*PROBLEM STATEMENT:* Comb through the entries for "atomicAdd" and pull out each line that holds it.

Collected data entries
#define BUMP_TILE(ti) do { if (LDSH == 2) atomicAdd(&lds_hist[(ti) >> 1], 1u << (16 * ((ti) & 1))); \
	else if (LDSH) atomicAdd(&lds_hist[(ti)], 1u); else atomicAdd(&a.tile_count[(ti)], 1u); } while (0)
static_assert((FR_BIN_THREADS / 64) * FR_HIST16_MAX_SLABS * 64 <= 65535, "a workgroup's items must fit a 16-bit tile count (LDSH == 2)");
template <int VARIANT, int LDSH, bool PACKED = false, bool CROW = false>
__global__ void __launch_bounds__(FR_BIN_THREADS) k_bin(const PreArgs a)
{
	static_assert(!(PACKED && CROW), "the packed model layout has its own rows");
	constexpr bool CULL = VARIANT != FR_VARIANT_ORIGINAL;
	constexpr bool FOV = is_fov(VARIANT);
	constexpr bool LEVELCOL = is_levelcol(VARIANT);
	constexpr int NLV = level_rows(VARIANT);
	constexpr uint32_t LV_MASK = (1u << NLV) - 1u, LV_BLEND = 1u << NLV;
	static_assert(!(PACKED && FOV && !LEVELCOL), "the shared-model foveated variant has no packed layout");
		extern __shared__ __attribute__((aligned(16))) uint32_t lds_hist[];
	const int lane = threadIdx.x & 63;
	const int hist_words = LDSH == 2 ? (a.T + 1) / 2 : (LDSH ? a.T : 0);
	uint32_t *lds_tab = lds_hist + hist_words;
	const int tab_words = (a.T + 7) / 8;
	const bool ldst = FOV && a.lds_tiles && a.geom.slab_ctr[3] == 0u;
	if (FOV && a.lds_tiles)
	{
		const float *gmin = a.tile_lv + a.T, *gbl = a.tile_lv + 4 * (size_t)a.T;
		for (int t0 = threadIdx.x; t0 < a.T; t0 += 16 * FR_BIN_THREADS)
		{
			float v[16], f[16];
#pragma unroll
			for (int k = 0; k < 16; k++) { const int t = min(t0 + k * FR_BIN_THREADS, a.T - 1); v[k] = gmin[t]; f[k] = gbl[t]; }
#pragma unroll
			for (int k = 0; k < 16; k++)
			{
				const int t = t0 + k * FR_BIN_THREADS;
				uint32_t nib = t < a.T ? ((v[k] == v[k] ? (uint32_t)min(max(f2i(v[k]), 0), 7) : 7u) | (f[k] != 0.0f ? 8u : 0u)) : 0u;
				nib <<= 4 * (lane & 7);
				nib |= (uint32_t)__shfl_xor((int)nib, 1); nib |= (uint32_t)__shfl_xor((int)nib, 2); nib |= (uint32_t)__shfl_xor((int)nib, 4);
				if ((lane & 7) == 0 && (t >> 3) < tab_words) lds_tab[t >> 3] = nib;
			}
		}
	}
	if (LDSH)
		for (int t = threadIdx.x; t < hist_words; t += FR_BIN_THREADS) lds_hist[t] = 0;
	__shared__ int s_gitem[FR_GIANT_MAX];
	__shared__ uint32_t s_gcount[FR_GIANT_MAX], s_gmask[FR_GIANT_MAX];
	__shared__ uint32_t s_ng;
	__shared__ uint4 s_lvbox[5];
	if (FOV && threadIdx.x < 5) s_lvbox[threadIdx.x] = *(const uint4 *)(a.lv_bbox + threadIdx.x * FR_LV_BBOX_STRIDE);
	if (threadIdx.x < FR_GIANT_MAX) { s_gcount[threadIdx.x] = 0; s_gmask[threadIdx.x] = 0; }
	__shared__ uint32_t s_next_slab;
	if (threadIdx.x == 0) { s_ng = 0; s_next_slab = 0; }
	__syncthreads();
#define TILE_FILTER(ti, olim, pass_out, bits_out) do { \
		if (ldst) { const uint32_t nb_ = (lds_tab[(ti) >> 3] >> (4 * ((ti) & 7))) & 15u; \
			pass_out = (float)(nb_ & 7u) < (olim); bits_out = (1u << min(nb_ & 7u, 3u)) | (((nb_ & 8u) >> 3) << NLV); } \
		else { const float lv_ = tile_min[(ti)]; pass_out = lv_ < (olim); \
			bits_out = pass_out ? ((1u << min(max(f2i(lv_), 0), NLV - 1)) | (tile_bl[(ti)] != 0.0f ? LV_BLEND : 0u)) : 0u; } } while (0)
	float4 *const s_orec = (float4 *)(lds_hist + ((hist_words + ((FOV && a.lds_tiles) ? tab_words : 0) + 3) & ~3));
	int *const s_own = (int *)(s_orec + 4 * FR_BIN_THREADS);
	const uint32_t *const s_wbase = (const uint32_t *)(s_own + FR_BIN_THREADS);
	const uint32_t *const g_wbase = a.geom.wbase;
	if (a.wbase_lds)
	{
		uint32_t *const dst = (uint32_t *)(s_own + FR_BIN_THREADS);
		for (int w0 = threadIdx.x; w0 <= a.proj_waves; w0 += 16 * FR_BIN_THREADS)
		{
			uint32_t v[16];
#pragma unroll
			for (int k = 0; k < 16; k++) v[k] = a.geom.wbase[min(w0 + k * FR_BIN_THREADS, a.proj_waves)];
#pragma unroll
			for (int k = 0; k < 16; k++) if (w0 + k * FR_BIN_THREADS <= a.proj_waves) dst[w0 + k * FR_BIN_THREADS] = v[k];
		}
		__syncthreads();
	}
	float cam_vm[16], cam_pm[16];
	{
#pragma unroll
		for (int i = 0; i < 16; i++)
		{
			cam_vm[i] = __builtin_bit_cast(float, __builtin_amdgcn_readfirstlane(__builtin_bit_cast(int, a.viewmatrix[i])));
			cam_pm[i] = __builtin_bit_cast(float, __builtin_amdgcn_readfirstlane(__builtin_bit_cast(int, a.projmatrix[i])));
		}
	}
	const int V = (int)a.geom.slab_ctr[1];
	const int nslabs = (V + 63) / 64;
	const int nwaves = (int)gridDim.x * (FR_BIN_THREADS / 64);
	const float *tile_min = FOV ? a.tile_lv + a.T : nullptr;
	const float *tile_bl = FOV ? a.tile_lv + 4 * (size_t)a.T : nullptr;
	auto walk_uniform = [&](const int ox0, const int oy0, const int ow, const uint32_t on, const Obb &ob, const float olim,
		const uint32_t k0, const uint32_t kstep, uint32_t &cnt, uint32_t &bits) __attribute__((always_inline))
	{
		const float rw = 1.0f / (float)ow;
		for (uint32_t k = k0; k < on; k += kstep)
		{
			const uint32_t j = k + lane;
			const bool valid = j < on;
			int ry = (int)(((float)j + 0.5f) * rw);
			int rx = (int)j - ry * ow;
			if (rx < 0) { ry--; rx += ow; } else if (rx >= ow) { ry++; rx -= ow; }
			const int x = ox0 + rx, y = oy0 + ry;
			const int ti = valid ? y * a.gx + x : 0;
			bool pass = valid;
			uint32_t m = 0;
			if (CULL)
			{
				uint32_t lb = 0;
				if (FOV) { bool lp; TILE_FILTER(ti, olim, lp, lb); pass = pass && lp; }
				pass = pass && obb_hits_tile(ob, x, y);
				if (FOV && pass) m = lb;
// ... 12 lines not shown
	{
		const int lo_bit = __ffs((int)(lvmask & LV_MASK)) - 1, hi_bit = 31 - __clz((int)(lvmask & LV_MASK));
		lowest = fminf(lowest, (float)lo_bit);
		highest = fmaxf(highest, (float)hi_bit);
		be_blend = (lvmask & LV_BLEND) != 0;
	};
	auto range_word = [&](const uint32_t count, const float lowest, const float highest, const bool be_blend) __attribute__((always_inline))
	{
		if (count == 0) return FR_ITEM_NONE;
		if (!FOV) return 0u;
		const int lo = f2i(lowest);
		int hi = f2i(highest);
		if (be_blend) hi = min(hi + 1, a.levels - 1);
		return (uint32_t)(lo & 0xff) | ((uint32_t)(hi & 0xff) << 8);
	};
	float4 *const orec = s_orec + 4 * (threadIdx.x & ~63);
	const bool rows_ok = a.colors_precomp == nullptr &&
		(PACKED || (LEVELCOL ? a.M * 3 >= 45 : (a.shs_rest != nullptr ? (a.M - 1) * 3 >= 45 : a.M * 3 >= 48)));
	for (;;)
	{
	uint32_t q_ = 0;
	if (lane == 0) q_ = atomicAdd(&s_next_slab, 1u);
	q_ = (uint32_t)__builtin_amdgcn_readfirstlane((int)q_);
	constexpr int BW_ = FR_BIN_THREADS / 64;
	const int slab = (int)blockIdx.x * BW_ + (int)(q_ % BW_) + (int)(q_ / BW_) * nwaves;
	if (slab >= nslabs) break;
	const int nv = min(64, V - slab * 64);
	const int item = slab * 64 + lane;
	float4 wr[4];
	float3 fpos = make_float3(0.f, 0.f, 0.f), fconic = make_float3(0.f, 0.f, 0.f);
	{
		RawGaussian g;
		g.p[0] = g.p[1] = g.p[2] = 0.f; g.sc[0] = g.sc[1] = g.sc[2] = 0.f; g.q = make_float4(0, 0, 0, 0); g.hl = 0.f;
		int gidx = 0;
		const bool valid = item < V;
		if (valid)
		{
			auto slot_in = [&](const uint32_t *wb) -> uint32_t {
				int lo = 0, hi = a.proj_waves;
				const uint32_t first = (uint32_t)slab * 64u;
				while (hi - lo > 1) { const int mid = (lo + hi) >> 1; if (wb[mid] <= first) lo = mid; else hi = mid; }
				int w = lo;
				while ((uint32_t)item >= wb[w + 1]) w++;
				return (uint32_t)w * (uint32_t)a.proj_cpw * 64u + ((uint32_t)item - wb[w]);
			};
			const uint32_t slot = a.wbase_lds ? slot_in(s_wbase) : slot_in(g_wbase);
			if (CROW)
// ... 167 lines not shown
#pragma unroll
		for (int l = 0; l < NLV; l++) lv[l] = make_float4(0, 0, 0, 0);
		if (lr != FR_ITEM_NONE) colour_item<VARIANT, PACKED>(a, rows_ok, lr, r, lv);
		if constexpr (LEVELCOL && NLV == FR_FOV_LEVELS) rows_store<4>(lv, orec, a.geom.lvl + 4 * (size_t)slab * 64, nv, lane);
		else if constexpr (LEVELCOL)
		{
			const float4 lo4[4] = { lv[0], lv[1], lv[2], lv[3] }, hi4[4] = { lv[4], lv[5], lv[6], lv[7] };
			rows_store<4>(lo4, orec, a.geom.lvl + 4 * (size_t)slab * 64, nv, lane);
			rows_store<4>(hi4, orec, a.geom.lvl_hi + 4 * (size_t)slab * 64, nv, lane);
		}
		else rows_store<3>(r, orec, a.geom.rec + 3 * (size_t)slab * 64, nv, lane);
	}
	}
	__syncthreads();
	const int ng = min((int)s_ng, FR_GIANT_MAX);
	for (int g = 0; g < ng; g++)
	{
		const float4 *wr = a.geom.wrec + 4 * (size_t)s_gitem[g];
		const float4 w0 = wr[0], w1 = wr[1], w2 = wr[2], w3 = wr[3];
		const Obb ob = make_obb(w0.x, w0.y, make_float4(w0.z, w0.w, w1.x, w1.y), make_float2(w1.z, w1.w));
		const uint32_t xy = __float_as_uint(w2.z);
		uint32_t cnt = 0, bits = 0;
		walk_uniform((int)(xy & 0xffffu), (int)(xy >> 16), (int)__float_as_uint(w2.w), __float_as_uint(w3.x), ob, w3.y + 1,
			(uint32_t)(threadIdx.x & ~63u), (uint32_t)FR_BIN_THREADS, cnt, bits);
		if (lane == 0) { atomicAdd(&s_gcount[g], cnt); if (FOV) atomicOr(&s_gmask[g], bits); }
	}
	__syncthreads();
	if ((int)threadIdx.x < ng)
	{
		const int gitem = s_gitem[threadIdx.x];
		const uint32_t gcount = s_gcount[threadIdx.x];
		const float4 w2 = a.geom.wrec[4 * (size_t)gitem + 2], w3 = a.geom.wrec[4 * (size_t)gitem + 3];
		float lowest = w3.y, highest = 0.0f;
		bool be_blend = false;
		if (FOV && gcount != 0) range_from_mask(s_gmask[threadIdx.x], lowest, highest, be_blend);
		const uint32_t lr = range_word(gcount, lowest, highest, be_blend);
		a.geom.lrange[gitem] = lr;
		if (gcount == 0)
		{
			const uint32_t gi = __float_as_uint(w2.x) & 0x3fffffffu;
			a.radii[gi] = 0;
			if (a.visibility) a.visibility[gi] = 0;
		}
		else
		{
			float4 r[3], lv[NLV];
#pragma unroll
			for (int i = 0; i < 3; i++) r[i] = a.geom.rec[3 * (size_t)gitem + i];
#pragma unroll
			for (int l = 0; l < NLV; l++) lv[l] = make_float4(0, 0, 0, 0);
			colour_item<VARIANT, PACKED>(a, rows_ok, lr, r, lv);
			if (LEVELCOL)
			{
#pragma unroll
				for (int l = 0; l < NLV; l++)
					(l < FR_FOV_LEVELS ? a.geom.lvl : a.geom.lvl_hi)[(size_t)gitem * FR_FOV_LEVELS + (l & 3)] = lv[l];
			}
			else { a.geom.rec[3 * (size_t)gitem + 1] = r[1]; a.geom.rec[3 * (size_t)gitem + 2] = r[2]; }
		}
	}
	if (LDSH)
	{
		__syncthreads();
		uint32_t *out = a.hist + (size_t)blockIdx.x * a.T;
		for (int t0 = threadIdx.x; t0 < a.T; t0 += 4 * FR_BIN_THREADS)
		{
			uint32_t h[4], o[4];
#pragma unroll
			for (int k = 0; k < 4; k++)
			{
				const int t = t0 + k * FR_BIN_THREADS;
				h[k] = t < a.T ? (LDSH == 2 ? (lds_hist[t >> 1] >> (16 * (t & 1))) & 0xffffu : lds_hist[t]) : 0u;
			}
#pragma unroll
			for (int k = 0; k < 4; k++) o[k] = h[k] ? atomicAdd(&a.tile_count[t0 + k * FR_BIN_THREADS], h[k]) : 0u;
#pragma unroll
			for (int k = 0; k < 4; k++) { const int t = t0 + k * FR_BIN_THREADS; if (t < a.T && h[k]) out[t] = o[k]; }
		}
		if (LDSH == 1 && a.fuse_scan)
		{
			__shared__ uint32_t s_last_wg;
			__syncthreads();
			if (threadIdx.x == 0) s_last_wg = atomicAdd(a.geom.slab_ctr + 4, 1u) == gridDim.x - 1 ? 1u : 0u;
			__syncthreads();
			if (!s_last_wg || threadIdx.x >= FR_TILE_SCAN_THREADS) return;
			tile_scan_body<FR_TILE_SCAN_THREADS, true>(a.ts, lds_hist);
		}
	}
}
#undef BUMP_TILE
#undef TILE_FILTER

*ANSWER TO THIS EXERCISE:*
#define BUMP_TILE(ti) do { if (LDSH == 2) atomicAdd(&lds_hist[(ti) >> 1], 1u << (16 * ((ti) & 1))); \
	else if (LDSH) atomicAdd(&lds_hist[(ti)], 1u); else atomicAdd(&a.tile_count[(ti)], 1u); } while (0)
	if (lane == 0) q_ = atomicAdd(&s_next_slab, 1u);
		if (lane == 0) { atomicAdd(&s_gcount[g], cnt); if (FOV) atomicOr(&s_gmask[g], bits); }
			for (int k = 0; k < 4; k++) o[k] = h[k] ? atomicAdd(&a.tile_count[t0 + k * FR_BIN_THREADS], h[k]) : 0u;
			if (threadIdx.x == 0) s_last_wg = atomicAdd(a.geom.slab_ctr + 4, 1u) == gridDim.x - 1 ? 1u : 0u;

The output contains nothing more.